I use the next two notebook sets primarily for studying.
As someone with a love of learning, this is something I try to keep up all the time. Even if it’s only for 10 or 20 minutes a week. Ever since I was a child I’ve had a fascination with Ancient Egypt but I gave up on wanting to pursue it when a teacher told me I wasn’t clever enough to study the subject at University. Cue me being a dweeb and giving up. I may not be planning on a career change, but it’s something that makes me happy and listening to a few minutes of an audiobook or practicing a couple of lines of Heiroglyphs isn’t going to take time away from writing and, you never, it may even feed into it!

A5 Notebook:These have rainbow coloured spines, I mean, ‘Hello colour-coding’! My inner planner is very happy when I look at these little books lined up neatly on a shelf. They feel good to write in as well.

Rhino Exercise Book, 10 pack. This is just a basic squared paper. I bought the squared by mistake, because I like the colour and clearly didn’t read the description properly. But it turned out to be perfect for learning Hieroglyphs.

So those are my very basic writers stationery must-haves.

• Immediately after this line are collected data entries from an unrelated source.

int sdm_debug_patch(sdm_ctx* c, int level, int sample, int landmark, uint8_t* rsz, uint8_t* bins, float* hist, float* desc)
{
    if (!c || level < 0 || level >= (int)c->levels.size()) return fail(SDM_ERR_INVALID, "bad level");
    if (sample < 0 || sample >= c->N || landmark < 0 || landmark >= c->L) return fail(SDM_ERR_INVALID, "bad patch");
    if (!c->img_base) return fail(SDM_ERR_INVALID, "no images set");
    { const int rci = check_sample_index(c); if (rci) return rci; }
    HIP_TRY(hipSetDevice(c->device));
    const HogLevelDev& lv = c->levels[level];
    const size_t nS = (size_t)lv.S * lv.S, nH = (size_t)2 * lv.O * lv.C * lv.C, nP = lv.P;
    ScopedBuf<uint8_t> d_r, d_b; ScopedBuf<float> d_h, d_d;
    int rc;
    if ((rc = d_r.ensure(nS)) || (rc = d_b.ensure(nS)) || (rc = d_h.ensure(nH)) || (rc = d_d.ensure(nP))) return rc;
    sdm_launch_hog_debug(image_set(c), c->idx_identity ? nullptr : c->img_idx.p, c->x[c->cur].p, c->N, c->L,
                         c->eyes, lv, sample, landmark, d_r.p, d_b.p, d_h.p, d_d.p, c->status.p, c->stream);
    HIP_TRY(hipGetLastError());
    if (rsz) HIP_TRY(hipMemcpyAsync(rsz, d_r.p, nS, hipMemcpyDeviceToHost, c->stream));
    if (bins) HIP_TRY(hipMemcpyAsync(bins, d_b.p, nS, hipMemcpyDeviceToHost, c->stream));
    if (hist) HIP_TRY(hipMemcpyAsync(hist, d_h.p, nH * sizeof(float), hipMemcpyDeviceToHost, c->stream));
    if (desc) HIP_TRY(hipMemcpyAsync(desc, d_d.p, nP * sizeof(float), hipMemcpyDeviceToHost, c->stream));
    HIP_TRY(hipStreamSynchronize(c->stream));
    d_r.release(); d_b.release(); d_h.release(); d_d.release();
    return SDM_OK;
}

int sdm_debug_hog_profile(sdm_ctx* c, int level, unsigned long long* out8)
{
    if (!c || level < 0 || level >= (int)c->levels.size() || !out8) return fail(SDM_ERR_INVALID, "bad arguments");
    if (!c->img_base || c->N <= 0) return fail(SDM_ERR_INVALID, "no images / samples set");
    { const int rci = check_sample_index(c); if (rci) return rci; }
    HIP_TRY(hipSetDevice(c->device));
    ScopedBuf<unsigned long long> d;
    int rc = d.ensure(8, true, c->stream);
    if (rc) return rc;
    sdm_launch_hog_fast_profile(image_set(c), c->idx_identity ? nullptr : c->img_idx.p, c->x[c->cur].p, c->N, c->L,
                                c->eyes, c->levels[level], c->feat.p, c->ldf, c->status.p, d.p, c->stream);
    HIP_TRY(hipGetLastError());
    HIP_TRY(hipMemcpyAsync(out8, d.p, 8 * sizeof(unsigned long long), hipMemcpyDeviceToHost, c->stream));
    HIP_TRY(hipStreamSynchronize(c->stream));
    d.release();
    c->feat_level = level;
    if (level_F(c, level) > c->feat_wide_F) c->feat_wide_F = level_F(c, level);
    if (c->N > c->feat_wide_N) c->feat_wide_N = c->N;
    return SDM_OK;
}

int sdm_debug_gram_fallbacks(sdm_ctx* c)
{
    if (!c) return fail(SDM_ERR_INVALID, "null context");
    return c->gram_fallbacks;
}

int sdm_debug_update_fallbacks(sdm_ctx* c)
{
    if (!c) return fail(SDM_ERR_INVALID, "null context");
    return c->update_range_fallbacks;
}

int sdm_debug_set_hog_packing(sdm_ctx* c, int on)
{
    if (!c) return fail(SDM_ERR_INVALID, "null context");
    c->packing = on != 0;
    return SDM_OK;
}

int sdm_debug_hog_plan(int num_cells, int cell_size, int num_bins, int num_landmarks, int* info5, unsigned* lane_tab,
                       float* wb, int* pass_info, int max_passes)
{
    HogLevelDev lv;
    memset(&lv, 0, sizeof(lv));
    lv.variant = SDM_VARIANT_UOCTTI; lv.C = num_cells; lv.cell = cell_size; lv.O = num_bins; lv.S = num_cells * cell_size;
    fill_row_tab(lv);
    HogPlanHost hp;
    if (!info5) return fail(SDM_ERR_INVALID, "bad arguments");
    if (!sdm_hog_plan_build(lv, num_landmarks, hp)) { info5[0] = 0; return SDM_OK; }
    info5[0] = hp.G; info5[1] = hp.P; info5[2] = hp.n_main; info5[3] = hp.Gt; info5[4] = hp.Pt;
    const int np = hp.P + hp.Pt;
    if (np > max_passes) return fail(SDM_ERR_INVALID, "plan has more passes than the output buffers hold");
    if (lane_tab) memcpy(lane_tab, hp.lane_tab.data(), hp.lane_tab.size() * sizeof(unsigned));
    if (wb) memcpy(wb, hp.wb.data(), hp.wb.size() * sizeof(float));
    if (pass_info) memcpy(pass_info, hp.pass_info.data(), hp.pass_info.size() * sizeof(int));
    return SDM_OK;
}

int sdm_debug_hog_plan_cut(int num_cells, int cell_size, int num_bins, int num_landmarks, int* cut)
{
    if (!cut || num_landmarks <= 0) return fail(SDM_ERR_INVALID, "bad arguments");
    HogLevelDev lv;
    memset(&lv, 0, sizeof(lv));
    lv.variant = SDM_VARIANT_UOCTTI; lv.C = num_cells; lv.cell = cell_size; lv.O = num_bins; lv.S = num_cells * cell_size;
    fill_row_tab(lv);
    HogPlanHost hp;
    if (!sdm_hog_plan_build(lv, num_landmarks, hp)) return fail(SDM_ERR_INVALID, "no packed instance for this geometry");
    memcpy(cut, hp.cut.data(), (size_t)num_landmarks * sizeof(int));
    return SDM_OK;
}

int sdm_debug_hog_taps(sdm_ctx* c, int level, int* table, int* info3)
{
    if (!c || level < 0 || level >= (int)c->levels.size() || !table || !info3) return fail(SDM_ERR_INVALID, "bad arguments");
    if (!c->plans[level].ok || !c->plans[level].taps.p) return fail(SDM_ERR_INVALID, "no packed plan for this level");
    HIP_TRY(hipSetDevice(c->device));
    HIP_TRY(hipMemcpyAsync(table, c->plans[level].taps.p, (size_t)SDM_SCALE_TAB * 64 * 8 * sizeof(int), hipMemcpyDeviceToHost, c->stream));
    HIP_TRY(hipStreamSynchronize(c->stream));
    info3[0] = split_ok(c, level) ? 1 : 0;
    info3[1] = sdm_hog_cells_row_carry(c->levels[level], c->plans[level].dev) ? 1 : 0;
    info3[2] = c->hog_two_load ? 1 : 0;
    return SDM_OK;
}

I don’t use a huge variety in my day-to-day writing, and I may have meandered away from strictly writerly essentials, but I hope you found it useful or interesting to see how I use more old Skool analogue tools in my writing. All of this is, of course, alongside Evernote, Scrivener and the MyStory app.

if you’d like a little glimpse into more of my stationery and its non-novel based uses, let me know, I could chatter on about it for hours.

Oh and do you follow Jazza on YouTube? If you don’t, he’s an Artist who also loves stationery and a couple of week ago he posted a huge Japanese stationery haul. There’s an eraser there to make you jealous. It’s here if you’d like to watch it

* While my eye is firmly on those gorgeous Galen bags, it’s an extravagance I can’t justify.